Your Available Options

        Option 1 - Debt Settlement

 Debt Settlement is the quickest and least costly option to get out of debt without filing bankruptcy, but having said that it is still one of the biggest decisions to put forward.

Giving the individual or the family to take charge of the program and control their own destiny (unlike bankruptcy, where the courts decide everything). Client dictates the program duration. We understand the nervousness of change…our professionals will make every client feel like family.

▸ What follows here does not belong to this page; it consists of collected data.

template <bool kWaveUnits>
__global__ __launch_bounds__(256) void l2_verify_kernel(MatchParams p) {
  const int lane = threadIdx.x & 63;
  const int wave = threadIdx.x >> 6;
  uint32_t pair, qt0, I, tileI0, tileJ0, qend;
  uint4 wa = make_uint4(0, 0, 0, 0), wb = wa;
  const uint8_t *rowsJA = nullptr, *rowsJB = nullptr;
  if constexpr (kWaveUnits) {
    const uint4* rec = p.work8 + (size_t)kRecQuads * blockIdx.x;
    const int wu = __builtin_amdgcn_readfirstlane(wave);
    wa = rec[1 + 2 * wu]; wb = rec[2 + 2 * wu];
    tileI0 = rec[0].x;
    const uint2 ijA = p.pairs[wa.x], ijB = p.pairs[wb.x];
    I = ijA.x;
    rowsJA = p.rows_u8 + p.img_row_off[ijA.y] * kDim;
    rowsJB = p.rows_u8 + p.img_row_off[ijB.y] * kDim;
    pair = 0; qt0 = 0; tileJ0 = 0; qend = 0;
  } else {
    const uint2 wk = p.work[blockIdx.x];
    const uint2 ij = p.pairs[wk.x];
    pair = wk.x; qt0 = wk.y + (uint32_t)wave * kNQ;
    I = ij.x;
    tileI0 = p.img_tile_off[I]; tileJ0 = p.img_tile_off[ij.y];
    qend = (p.img_tile_off[ij.y + 1] - tileJ0) * kTileRows;
  }
  const uint32_t nEvenI = p.img_neven[I], nOddI = p.img_n[I] - nEvenI;
  const int l16 = lane & 15, sub = lane >> 4;
  uint32_t accepted = 0, acceptedB = 0;
  for (int part = 0; part < 2; ++part) {
    const uint32_t q0 = qt0 * kTileRows + (uint32_t)part * 64;
    uint32_t q = q0 + lane, qpair = pair;
    bool inb = q < qend;
    if constexpr (kWaveUnits) {
      const UnitBlock ub = unit_block(wa, wb, (uint32_t)(part * 4 + sub));
      q = ub.row0 + (uint32_t)l16; qpair = ub.pair; inb = q < ub.nJ;
    }
    const uint32_t code = inb ? p.best[(size_t)qpair * p.qstride + q] : kNoMatch;
    unsigned long long todo = __ballot(code != kNoMatch);
    while (todo) {
      unsigned long long m = todo;
      for (int i = 0; i < sub; ++i) m &= m - 1;
      const bool active = m != 0;
      const int src = active ? __builtin_ctzll(m) : 0;
      for (int i = 0; i < 4; ++i) todo &= todo - 1;
      const uint32_t cc = (uint32_t)__shfl((int)code, src);
      uint32_t qs = q0 + (uint32_t)src, cpair = pair;
      bool inA = true;
      const uint8_t* rowsJ = nullptr;
      if constexpr (kWaveUnits) {
        const uint32_t cb = (uint32_t)(part * 4 + (src >> 4));
        const UnitBlock ub = unit_block(wa, wb, cb);
        qs = ub.row0 + (uint32_t)(src & 15); cpair = ub.pair; inA = cb < wb.z;
        rowsJ = inA ? rowsJA : rowsJB;
      }
      const int s1 = cc & 7, hw = (cc >> 3) & 1, g1 = (int)(cc >> 4);
      const int piece = l16 & 7, rsel = l16 >> 3;
      const int mrow = slot_row(2 * s1 + rsel, hw);
      const size_t slot0 = (size_t)tileI0 * kTileRows + (active ? (size_t)g1 * kWinTiles * kTileRows + mrow : 0);
      const size_t slotQ = (size_t)tileJ0 * kTileRows + (active ? qs : 0);
      const size_t o = (size_t)cpair * p.qstride + (active ? qs : 0);
      const uint32_t tt = (uint32_t)g1 * kWinTiles + (uint32_t)piece;
      const size_t slotI = active ? slot0 + (size_t)piece * kTileRows : slot0;
      const bool valid = active && (tt * 16u + (uint32_t)(2 * s1 + rsel)) < (hw ? nOddI : nEvenI);
      int4 va[8];
#pragma unroll
      for (int c = 0; c < 8; ++c)
        va[c] = *reinterpret_cast<const int4*>(p.rows_slot + (slot0 + (active ? (size_t)c * kTileRows : 0)) * kDim + piece * 16);
      int4 vb;
      if constexpr (kWaveUnits) {
        vb = *reinterpret_cast<const int4*>(rowsJ + (size_t)(active ? qs : 0) * kDim + piece * 16);
        vb.x ^= (int)0x80808080u; vb.y ^= (int)0x80808080u; vb.z ^= (int)0x80808080u; vb.w ^= (int)0x80808080u;
      } else {
        vb = *reinterpret_cast<const int4*>(p.rows_slot + slotQ * kDim + piece * 16);
      }
      const int2 f = p.cd[o];
      const int f_d0 = f.x, f_d1 = f.y;
      int nb = __builtin_amdgcn_sdot4(vb.x, vb.x, 0, false);
      nb = __builtin_amdgcn_sdot4(vb.y, vb.y, nb, false);
      nb = __builtin_amdgcn_sdot4(vb.z, vb.z, nb, false);
      nb = __builtin_amdgcn_sdot4(vb.w, vb.w, nb, false);
      nb = sum8_dpp(nb);
      int dot = 0, na = 0;
#pragma unroll
      for (int c = 0; c < 8; ++c) {
        int part = __builtin_amdgcn_sdot4(va[c].x, vb.x, 0, false);
        part = __builtin_amdgcn_sdot4(va[c].y, vb.y, part, false);
        part = __builtin_amdgcn_sdot4(va[c].z, vb.z, part, false);
        part = __builtin_amdgcn_sdot4(va[c].w, vb.w, part, false);
        part = sum8_dpp(part);
        dot = (c == piece) ? part : dot;
        int sq = __builtin_amdgcn_sdot4(va[c].x, va[c].x, 0, false);
        sq = __builtin_amdgcn_sdot4(va[c].y, va[c].y, sq, false);
        sq = __builtin_amdgcn_sdot4(va[c].z, va[c].z, sq, false);
        sq = __builtin_amdgcn_sdot4(va[c].w, va[c].w, sq, false);
        sq = sum8_dpp(sq);
        na = (c == piece) ? sq : na;
      }
      const int d = valid ? na + nb - 2 * dot : INT_MAX;
      const int key = min16_dpp(valid ? ((d << 4) | l16) : INT_MAX);
      const int wl = key & 15, dbest = key >> 4;
      const int second = min16_dpp((l16 == wl) ? INT_MAX : d);
      bool ok = false;
      if (active && l16 == wl) {
        if (key == INT_MAX || dbest != f_d0) atomicAdd(p.errflag, 1u);
        const int d1 = min(f_d1, second);
        ok = __int2float_rn(dbest) < __fmul_rn(p.ratio_sq, __int2float_rn(d1));
        p.best[o] = ok ? p.perm[slotI] : kNoMatch;
      }
      accepted += (uint32_t)__popcll(__ballot(ok && inA));
      if constexpr (kWaveUnits) acceptedB += (uint32_t)__popcll(__ballot(ok && !inA));
    }
  }
  if constexpr (kWaveUnits) {
    if (lane == 0 && accepted) atomicAdd(&p.count[wa.x], accepted);
    if (lane == 0 && acceptedB) atomicAdd(&p.count[wb.x], acceptedB);
  } else {
    if (lane == 0 && accepted) atomicAdd(&p.count[pair], accepted);
  }
}

__global__ __launch_bounds__(256) void count_candidates_kernel(const uint32_t* __restrict__ best, size_t n,
                                                               uint32_t* __restrict__ counter) {
  __shared__ uint32_t s_sum;
  if (threadIdx.x == 0) s_sum = 0;
  __syncthreads();
  uint32_t c = 0;
  const size_t base = (size_t)blockIdx.x * 16384;
  for (int k = 0; k < 64; ++k) {
    const size_t i = base + (size_t)k * 256 + threadIdx.x;
    if (i < n && best[i] != kNoMatch) ++c;
  }
  const unsigned long long m = __ballot(c != 0);
  (void)m;
  for (int off = 32; off > 0; off >>= 1) c += __shfl_down(c, off);
  if ((threadIdx.x & 63) == 0 && c) atomicAdd(&s_sum, c);
  __syncthreads();
  if (threadIdx.x == 0 && s_sum) atomicAdd(counter, s_sum);
}

__global__ __launch_bounds__(256) void count_candidates_units_kernel(MatchParams p, uint32_t* __restrict__ counter) {
  __shared__ uint32_t s_sum;
  if (threadIdx.x == 0) s_sum = 0;
  __syncthreads();
  const int lane = threadIdx.x & 63, wave = threadIdx.x >> 6;
  const uint4* rec = p.work8 + (size_t)kRecQuads * blockIdx.x;
  const uint4 wa = rec[1 + 2 * wave], wb = rec[2 + 2 * wave];
  uint32_t c = 0;
  for (int part = 0; part < 2; ++part) {
    const UnitBlock ub = unit_block(wa, wb, (uint32_t)(part * 4 + (lane >> 4)));
    const uint32_t q = ub.row0 + (uint32_t)(lane & 15);
    const bool cand = q < ub.nJ && p.best[(size_t)ub.pair * p.qstride + q] != kNoMatch;
    c += (uint32_t)__popcll(__ballot(cand));
  }
  if (lane == 0 && c) atomicAdd(&s_sum, c);
  __syncthreads();
  if (threadIdx.x == 0 && s_sum) atomicAdd(counter, s_sum);
}

__global__ __launch_bounds__(256) void l2_top2_ratio_naive_kernel(MatchParams p) {
  const uint2 wk = p.work[blockIdx.x];
  const uint2 ij = p.pairs[wk.x];
  const uint32_t I = ij.x, J = ij.y;
  const uint32_t nI = p.img_n[I], nJ = p.img_n[J];
  const uint8_t* rowsI = p.rows_u8 + p.img_row_off[I] * kDim;
  const uint8_t* rowsJ = p.rows_u8 + p.img_row_off[J] * kDim;
  for (uint32_t q = wk.y * kTileRows + threadIdx.x; q < min(nJ, (wk.y + kBlockQTiles) * kTileRows);
       q += blockDim.x) {
    uint32_t qv[32];
#pragma unroll
    for (int k = 0; k < 32; ++k) qv[k] = reinterpret_cast<const uint32_t*>(rowsJ + (size_t)q * kDim)[k];
    int d0 = INT_MAX, d1 = INT_MAX;
    uint32_t i0 = 0;
    for (uint32_t i = 0; i < nI; ++i) {
      const uint32_t* dbr = reinterpret_cast<const uint32_t*>(rowsI + (size_t)i * kDim);
      int d = 0;
#pragma unroll
      for (int k = 0; k < 32; ++k) {
        const uint32_t x = qv[k], y = dbr[k];
#pragma unroll
        for (int bb = 0; bb < 4; ++bb) {
          const int df = (int)((x >> (8 * bb)) & 0xFF) - (int)((y >> (8 * bb)) & 0xFF);
          d += df * df;
        }
      }
      if (d < d0) { d1 = d0; d0 = d; i0 = i; }
      else if (d < d1) { d1 = d; }
    }
    const bool ok = __int2float_rn(d0) < __fmul_rn(p.ratio_sq, __int2float_rn(d1));
    p.best[(size_t)wk.x * p.qstride + p.rowpos[p.img_row_off[J] + q]] = ok ? i0 : kNoMatch;
    if (ok) atomicAdd(&p.count[wk.x], 1u);
  }
}


}

#ifndef MVGX_MATCH_RECORD_ORDER
#define MVGX_MATCH_RECORD_ORDER 1
#endif

struct mvgx_match_ctx {
  int device = 0;
  hipStream_t stream = nullptr;
  hipEvent_t ev_total0 = nullptr, ev_total1 = nullptr;
  int variant = 4;
  int filter_shape = 16;
  int stage = 3;
  int profile = 0;
  int64_t batch_pairs = 1 << 15;
  int64_t batch_ramp = 1024;
  int record_order = MVGX_MATCH_RECORD_ORDER;
  int record_chunk_tiles = mvgx_records::kOrderChunkTiles;
  std::vector<uint32_t> h_rec_tmp, h_rec_count;
  int keep_host_results = 1;
  int overlap = 1;
  int verify_alone = 0;
  int debug_filter = 0;
  int stream_hold = 0;
  int pinned_stream = 1;
  uint32_t n_images = 0;
  uint32_t total_tiles = 0;
  uint32_t max_tiles_pad = 0;
  uint32_t qstride = 0;
  std::vector<uint32_t> h_n, h_tile_off, h_ntiles;
  std::vector<uint32_t> h_qtile_off;
  std::vector<uint64_t> h_row_off;
  DevBuf<uint8_t> d_rows;
  bool rows_owned = true;
  const uint8_t* d_rows_view = nullptr;
  DevBuf<int8_t> d_tiles, d_rows_slot, d_qtiles;
  DevBuf<int> d_rconst, d_cinit, d_qnorm, d_rownorm, d_qtnorm;
  DevBuf<uint64_t> d_row_off;
  DevBuf<uint32_t> d_tile_off, d_qtile_off, d_n, d_ntiles, d_perm, d_rowpos, d_neven, d_err;
  struct Slot {
    hipStream_t stream = nullptr;
    hipEvent_t ev_scan = nullptr;
    hipEvent_t ev_filter = nullptr;
    DevBuf<uint2> d_pairs, d_work, d_ij;
    DevBuf<uint4> d_work8, d_work8h;
    DevBuf<uint32_t> d_best, d_count, d_offsets;
    DevBuf<int2> d_cd;
    PinnedBuf<uint2> hp_pairs, hp_work;
    PinnedBuf<uint4> hp_work8, hp_work8h;
    PinnedBuf<uint32_t> hp_offsets;
    uint64_t p0 = 0;
    uint32_t nb = 0, cap = 0;
    hipEvent_t ev_copy = nullptr;
    PinnedBuf<uint32_t> hp_ij[2];
    std::vector<uint32_t> h_off_out[2];
    int out_set = 0;
    uint64_t out_p0 = 0;
    uint32_t out_nb = 0;
  } slot[2];
  struct Results {
    std::vector<uint64_t> offsets;
    PinnedBuf<uint32_t> ij;
    size_t ij_n = 0;
  } results[2];
  int cur = 0;
  int double_buffer = 0;
  std::vector<hipEvent_t> ev_pool;
  std::vector<mvgx_match_ctx*> children;
};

       Option 2 - The New Bankruptcy Law 

    Prior rules had people who filed under Chapter 13 had to dedicate all of their disposable income -- what they had left after paying their actual living expenses -- to their repayment plan. Unfortunately the new law requires you to cover all your bases: Although Chapter 13 filers still have to hand over all of their disposable income, they have to calculate their disposable income using allowed expense amounts dictated by the IRS -- not their actual expenses -- if their income is higher than the median in their state these expenses are often lower than actual costs.

What's worse, these permitted expense amounts must be subtracted not from the filer's actual earnings each month, but from the filer's average income during the six months before filing. This means that debtors may be obligatory to pay a much larger amount of "disposable income" into their plan than they actually have to spare every month -- which, in turn, means that many more Chapter 13 plans will fail.

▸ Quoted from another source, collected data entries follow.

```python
class Trainer:

    def __init__(self, store, learning_rate=1e-4, momentum=0.9, decay_rate=0.9, decay_steps=2 ** 16,
                 decay_staircase=False, beta2=0.999, epsilon=1e-8, process_group=None, global_step=0,
                 summary=None, summary_every=100, sync_bn=False, comm=None, force_exchange=False):
        self.store = store
        self.sync_bn = bool(sync_bn)
        self.summary = summary
        self.summary_every = max(1, int(summary_every))
        self._summary_mark = None
        self.base_lr = learning_rate
        self.beta1 = momentum
        self.beta2 = beta2
        self.eps = epsilon
        self.decay_rate = decay_rate
        self.decay_steps = decay_steps
        self.staircase = decay_staircase
        self.group = process_group
        self.global_step = global_step
        self.m = torch.zeros_like(store.flat)
        self.v = torch.zeros_like(store.flat)
        self._grads_zeroed = False
        self._status_host = None
        self._status_ev = None
        self._status_stream = None
        self._status_ring = collections.deque()
        self.status_lag = 2
        self.buckets = GradBuckets(store, process_group, comm=comm, force=force_exchange)
        self.overlap_allreduce = True

    def learning_rate(self, step=None):
        step = self.global_step if step is None else step
        e = step / self.decay_steps
        if self.staircase:
            e = math.floor(e)
        return self.base_lr * self.decay_rate ** e

    def _bn_group(self):
        if not self.sync_bn or not (dist.is_available() and dist.is_initialized()):
            return None
        return self.group if self.group is not None else dist.group.WORLD

    def world_size(self):
        if self.buckets.comm is not None:
            return self.buckets.world()
        if dist.is_available() and dist.is_initialized():
            return dist.get_world_size(self.group)
        return 1

    def loss_and_grads(self, image, width, label):
        store = self.store
        if store.cfg.dtype != torch.float32:
            return self._loss_and_grads(image, width, label)
        if options.get("F32_TRAIN_EXACT"):
            with K.f32_exact():
                return self._loss_and_grads(image, width, label)
        prev, store.f32_conv_exact = store.f32_conv_exact, True
        try:
            return self._loss_and_grads(image, width, label)
        finally:
            store.f32_conv_exact = prev

    def _loss_and_grads(self, image, width, label):
        store = self.store
        prev_group, store.bn_group = store.bn_group, self._bn_group()
        try:
            return self._forward_backward(image, width, label)
        finally:
            store.bn_group = prev_group

    def _forward_backward(self, image, width, label):
        store = self.store
        if host_labels(label) and not (isinstance(width, torch.Tensor) and width.is_cuda):
            check_feasible_host(label, width)
        if self._grads_zeroed and not (store.device.type == "cuda" and torch.cuda.is_current_stream_capturing()):
            store.join()
        else:
            store.zero_grad()
        self._grads_zeroed = False
        features, seq_len = convnet_layers(image, width, TRAIN, store)
        if self.overlap_allreduce and features.requires_grad and self.buckets.active() and \
                not (features.is_cuda and torch.cuda.is_current_stream_capturing()):
            features.register_hook(self.buckets.rnn_ready)
        logits = rnn_layers(features, seq_len, store.cfg.num_classes, store)
        loss = ctc_loss_layer(logits, label, seq_len)
        if loss.dtype == torch.float32:
            _model.unit_backward(loss)
        else:
            loss.backward()
        return loss

    def reduce_gradients(self):
        self.store.join()
        return self.buckets.finish()

    def apply_gradients(self):
        store = self.store
        grad_scale = self.reduce_gradients()
        t = self.global_step + 1
        lr = self.learning_rate()
        lr_t = lr * math.sqrt(1 - self.beta2 ** t) / (1 - self.beta1 ** t)
        zero = store.device.type == "cuda"
        K.adam_(store.flat, store.flat_grad, self.m, self.v, lr_t, self.beta1, self.beta2, self.eps,
                grad_scale=grad_scale, zero_grad=zero)
        self._grads_zeroed = zero
        store.bump()
        self.global_step += 1

    def step(self, image, width, label):
        self.poll_status()
        lr = self.learning_rate()
        loss = self.loss_and_grads(image, width, label)
        self.apply_gradients()
        self.post_status()
        self.summarize(loss, lr, int(image.shape[0]))
        return loss

    def summarize(self, loss, lr, batch):
        if self.summary is None:
            return
        if self._summary_mark is not None and self.global_step % self.summary_every:
            return
        dev = self.store.device
        if dev.type == "cuda":
            now = torch.cuda.Event(enable_timing=True)
            now.record(torch.cuda.current_stream(dev))
        else:
            now = time.perf_counter()
        if self._summary_mark is None:
            self._summary_mark = (self.global_step, now)
        if self.global_step % self.summary_every:
            return
        s0, t0 = self._summary_mark
        crops = (self.global_step - s0) * batch * self.world_size()
        vals = {"learning_rate": lr, "loss": loss}
        if self.global_step > s0:
            if dev.type == "cuda":
                vals["crops_per_sec"] = lambda: round(crops / max(t0.elapsed_time(now) / 1e3, 1e-9), 2)
            elif now > t0:
                vals["crops_per_sec"] = round(crops / (now - t0), 2)
        self.summary.scalars(self.global_step, **vals)
        self._summary_mark = (self.global_step, now)

    def post_status(self):
        dev = self.store.device
# ... 110 lines not shown
```

### include/ocrk.h

```cpp
#ifndef OCRK_H_
#define OCRK_H_

#include <stddef.h>
#include <stdint.h>

#ifdef __cplusplus
extern "C" {
#endif

#define OCRK_ABI_VERSION 7

enum ocrk_status {
    OCRK_OK = 0,
    OCRK_ERR_INVALID_ARG = 1,
    OCRK_ERR_HIP = 2,
    OCRK_ERR_INFEASIBLE = 3
};

enum ocrk_dtype { OCRK_F32 = 0, OCRK_BF16 = 1 };

int ocrk_set_f32_gemm_mode(int mode);
int ocrk_f32_gemm_exact(void);

enum ocrk_device_status {
// ... 184 lines not shown
                 const int* seq_len, int T, int B, int H, const void* dout, const void* hprev_t,
                 const void* acts_t, void* dG_t, int dtype, void* stream);
int ocrk_gru_fwd_persistent_supported(int B, int H);
size_t ocrk_gru_fwd_persistent_workspace_size(int B, int H);
int ocrk_gru_fwd_persistent(const void* gx, const void* whgT, const void* whcT, const int* seq_len, int T, int B,
                            int H, void* out, void* hprev_t, void* rh_t, void* acts_t, unsigned* err,
                            unsigned* flags, void* ws, size_t ws_bytes, void* stream);
int ocrk_gru_bwd_persistent_supported(int B, int H);
size_t ocrk_gru_bwd_persistent_workspace_size(int B, int H);
int ocrk_gru_bwd_persistent(const void* whg, const void* whc, const int* seq_len, int T, int B, int H,
                            const void* dout, const void* hprev_t, const void* acts_t, void* dG_t, unsigned* err,
                            unsigned* flags, float* dbias_part, void* ws, size_t ws_bytes, void* stream);
size_t ocrk_persistent_flags_size(int B, int H);
int ocrk_lstm_fwd(const void* gx, const void* whT, void* h_state, float* c_state, const int* seq_len,
                  int T, int B, int H, void* out, void* hprev_t, float* cprev_t, void* acts_t, int dtype,
                  void* stream);
int ocrk_lstm_bwd(const void* wh, void* dg_state, float* dc_state, const int* seq_len, int T, int B, int H,
                  const void* dout, const float* cprev_t, const void* acts_t, void* dG_t, int dtype,
                  void* stream);

size_t ocrk_gemm_workspace_size(int M, int N, int batch, int splits);
int ocrk_gemm(int trans_a, int trans_b, int M, int N, int K, float alpha, const void* A, int64_t lda,
              int64_t stride_a, const void* B, int64_t ldb, int64_t stride_b, void* C, int64_t ldc,
              int64_t stride_c, int c_dtype, const float* bias, int relu, int accumulate, int batch,
              int dtype, int splits, void* ws, size_t ws_bytes, void* stream);

int ocrk_adam(float* p, const float* g, float* m, float* v, int64_t n, float lr_t, float beta1,
              float beta2, float eps, float grad_scale, void* stream);
#define OCRK_ADAM_ZERO_GRAD 1u
int ocrk_adam_ex(float* p, float* g, float* m, float* v, int64_t n, float lr_t, float beta1,
                 float beta2, float eps, float grad_scale, unsigned flags, void* stream);

int ocrk_copy_batch(const void* jobs, int njobs, int64_t total_tiles, void* stream);
int ocrk_cast(const void* in, int in_dtype, void* out, int out_dtype, int64_t n, void* stream);
int ocrk_permute3(const void* in, int in_dtype, int d0, int d1, int d2, void* out, int out_dtype,
                  void* stream);
int ocrk_strided_copy(const float* in, int64_t rows, int64_t cols, int64_t in_rs, int64_t in_cs, void* out,
                      int out_dtype, int64_t out_rs, int64_t out_cs, void* stream);
size_t ocrk_colsum_workspace_size(int64_t M, int N);
int ocrk_colsum(const void* in, int64_t M, int N, int dtype, float* out, int accumulate, void* ws,
                size_t ws_bytes, void* stream);
size_t ocrk_slab_sum_workspace_size(int nc);
int ocrk_slab_sum(const float* slab, int nslab, int nc, int ld, float* out, int accumulate, void* ws,
                  size_t ws_bytes, void* stream);
int ocrk_relu_mask(const float* dy, const float* y, int64_t n, float scale, void* out, int out_dtype,
                   void* stream);
int ocrk_mul_scalar(float* x, int64_t n, const float* s, void* stream);
int ocrk_mean(const float* x, int n, float* out, void* stream);
int ocrk_seq_len(const int* widths, int n, int* out, void* stream);

int ocrk_timer_create(void** ev);
int ocrk_timer_record(void* ev, void* stream);
int ocrk_timer_elapsed(void* ev0, void* ev1, float* ms);
int ocrk_timer_destroy(void* ev);

uint32_t ocrk_crc32c(const void* data, size_t n, uint32_t crc);

#ifdef __cplusplus
}
#endif
#endif
```

Before: 54110.

## Fuse Adam update with bf16/transposed weight-image refresh in one kernel

Adds an adam_images kernel that applies Adam to the flat fp32 parameters and, in the same pass, writes the updated values into the per-layer compute images (bf16 or f32, optionally transposed through a shared-memory tile). Contiguous gaps between image regions get ordinary vectorized Adam from a fixed set of workgroups. The goal is to drop the separate copy/cast pass that rebuilds weight images after every step, and to avoid re-reading parameters. It also adds an optional early-update path, off by default, that updates the tail of the parameters on a side stream during backward. The cost is a more complex region plan, and Adam's arithmetic now uses explicit FMAs, which can change rounding slightly.

Result: no change. 54220, median of 4 (+0.2%).

```diff
diff --git a/cnn_lstm_ctc_ocr_amd/_lib.py b/cnn_lstm_ctc_ocr_amd/_lib.py
--- a/cnn_lstm_ctc_ocr_amd/_lib.py
+++ b/cnn_lstm_ctc_ocr_amd/_lib.py
@@ -126,6 +126,8 @@
                   _i32, _p, _i32, _i32, _i32, _i32, _i32, _p, _sz, _p],
     "ocrk_adam": [_p, _p, _p, _p, _i64, _f32, _f32, _f32, _f32, _f32, _p],
     "ocrk_adam_ex": [_p, _p, _p, _p, _i64, _f32, _f32, _f32, _f32, _f32, _u32, _p],
+    "ocrk_adam_images_supported": [_i32],
+    "ocrk_adam_images": [_p, _p, _p, _p, _i64, _i64, _p, _i32, _i64, _i32, _f32, _f32, _f32, _f32, _f32, _u32, _p],
     "ocrk_cast": [_p, _i32, _p, _i32, _i64, _p],
     "ocrk_split_bf16": [_p, _i64, _p, _p, _p],
     "ocrk_permute3": [_p, _i32, _i32, _i32, _i32, _p, _i32, _p],
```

Under the new law, you must value your property at what it would cost to replace it from a retail vendor, taking into account the property's age and condition. This requirement is sure to rise up the value of property, which means more debtors stand to have their property taken and sold by the trustee.

Furthermore, the financial impact is severe; a bankruptcy will stay on your credit report for 10 years. Every time you apply for employment, credit, whether it is a home, a car, a lease, or insurance, you will be impacted. The long-term effect of higher rates many times greatly outweighs the shorter-term impact of filing bankruptcy.  Most people do not realize that bankruptcy can stay on their court records for over 20 years - which means it can follow someone for the rest of their life. If you apply for a job, a loan, rent an apartment, or even insurance your bankruptcy filing is easily uncovered.

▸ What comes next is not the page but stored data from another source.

diff --git a/piano_a2s_amd/csrc/a2s_bwd.hip b/piano_a2s_amd/csrc/a2s_bwd.hip
--- a/piano_a2s_amd/csrc/a2s_bwd.hip
+++ b/piano_a2s_amd/csrc/a2s_bwd.hip
@@ -578,7 +578,7 @@
     if (dhn) e = hipMemcpyAsync(dhbuf, dhn, sizeof(float) * B * H, hipMemcpyDeviceToDevice, st);
     else e = hipMemsetAsync(dhbuf, 0, sizeof(float) * B * H, st);
     if (e != hipSuccess) A2S_FAIL(A2S_ERR_HIP, "gru_seq_bwd init: %s", hipGetErrorString(e));
-    e = hipMemsetAsync(dgh_shift, 0, sizeof(float) * (size_t)B * T * 3 * H, st);
+    e = hipMemset2DAsync(dgh_shift + (long)(reverse ? 0 : T - 1) * 3 * H, sizeof(float) * (size_t)T * 3 * H, 0, sizeof(float) * 3 * H, (size_t)B, st);
     if (e != hipSuccess) A2S_FAIL(A2S_ERR_HIP, "gru_seq_bwd memset: %s", hipGetErrorString(e));
     const bool fused = a2s_sw(A2S_SW_gru_fused) && H % 32 == 0 && ws && ws_bytes >= sizeof(float) * 3 * H * H && ((uintptr_t)ws % 16 == 0);
     if (fused) {
diff --git a/piano_a2s_amd/csrc/a2s_internal.h b/piano_a2s_amd/csrc/a2s_internal.h
--- a/piano_a2s_amd/csrc/a2s_internal.h
+++ b/piano_a2s_amd/csrc/a2s_internal.h
@@ -46,6 +46,13 @@
 bool a2s_tallk_wgrad_ok(int M, int Np, int K, long ldp, long lda, long ldg, int transposed, const void* P, const void* A, const void* G, const void* bias);
 int a2s_tallk_wgrad_impl(hipStream_t st, int M, int Np, int K, const float* P, long ldp, const float* A, long lda, float* G, long ldg, int transposed,
     float* bias, const float* p_absmax, const float* a_absmax, float* ws, size_t ws_bytes);
+extern int a2s_seg_dgrad_on;
+long a2s_seg_dgrad_launches(void);
+size_t a2s_seg_dgrad_ws_bytes_impl(int N, int nseg, const int* K);
+bool a2s_seg_dgrad_ok(int M, int N, int nseg, const int* K, const long* lda, long ldc, int nadd);
+int a2s_seg_dgrad_impl(hipStream_t st, int M, int N, int nseg, const int* K, const float* const* A, const long* lda, const float* const* W, const long* sWk,
+    const long* sWn, const float* const* a_absmax, const float* const* w_absmax, int nadd, const float* const* Cin, float* C, long ldc,
+    float* ws, size_t ws_bytes);
 
 int a2s_act_bound_impl(hipStream_t st, const float* scale, const float* shift, const float* absmax, int C, float* out);
 size_t a2s_conv3x3_workspace_floats_impl(int Cin);
diff --git a/piano_a2s_amd/csrc/a2s_linear.hip b/piano_a2s_amd/csrc/a2s_linear.hip
--- a/piano_a2s_amd/csrc/a2s_linear.hip
+++ b/piano_a2s_amd/csrc/a2s_linear.hip
@@ -684,3 +684,292 @@
     __atomic_fetch_add(&g_tallk_launches, 1LL, __ATOMIC_RELAXED);
     return A2S_OK;
 }
+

    Not all debts can be discharged through Bankruptcy,

    Please   review this list:

  • Debts resulting from fraud

  • Alimony

  • Fines from traffic tickets or debts that result from criminal negligence

  • Debts from willful or malicious injury to another person or their property

  • Child Support

  • Credit card, personal loans, and installment purchases made within 40 days of filing.

  • Student Loans (Currently, student loans cannot be discharged unless the individual passes an undue hardship test. The individual has to prove that they made good faith efforts to repay the loan and prove that they cannot maintain a minimal standard of living if you were forced to repay the loan)

         

       Option 3 - Debt Management

 Many universities, military bases, credit unions and housing authorities operate nonprofit financial counseling programs. A number of them charge a fee for their services. Creditors may be willing to accept reduced payments if you are working with a reputable program to create a debt repayment plan.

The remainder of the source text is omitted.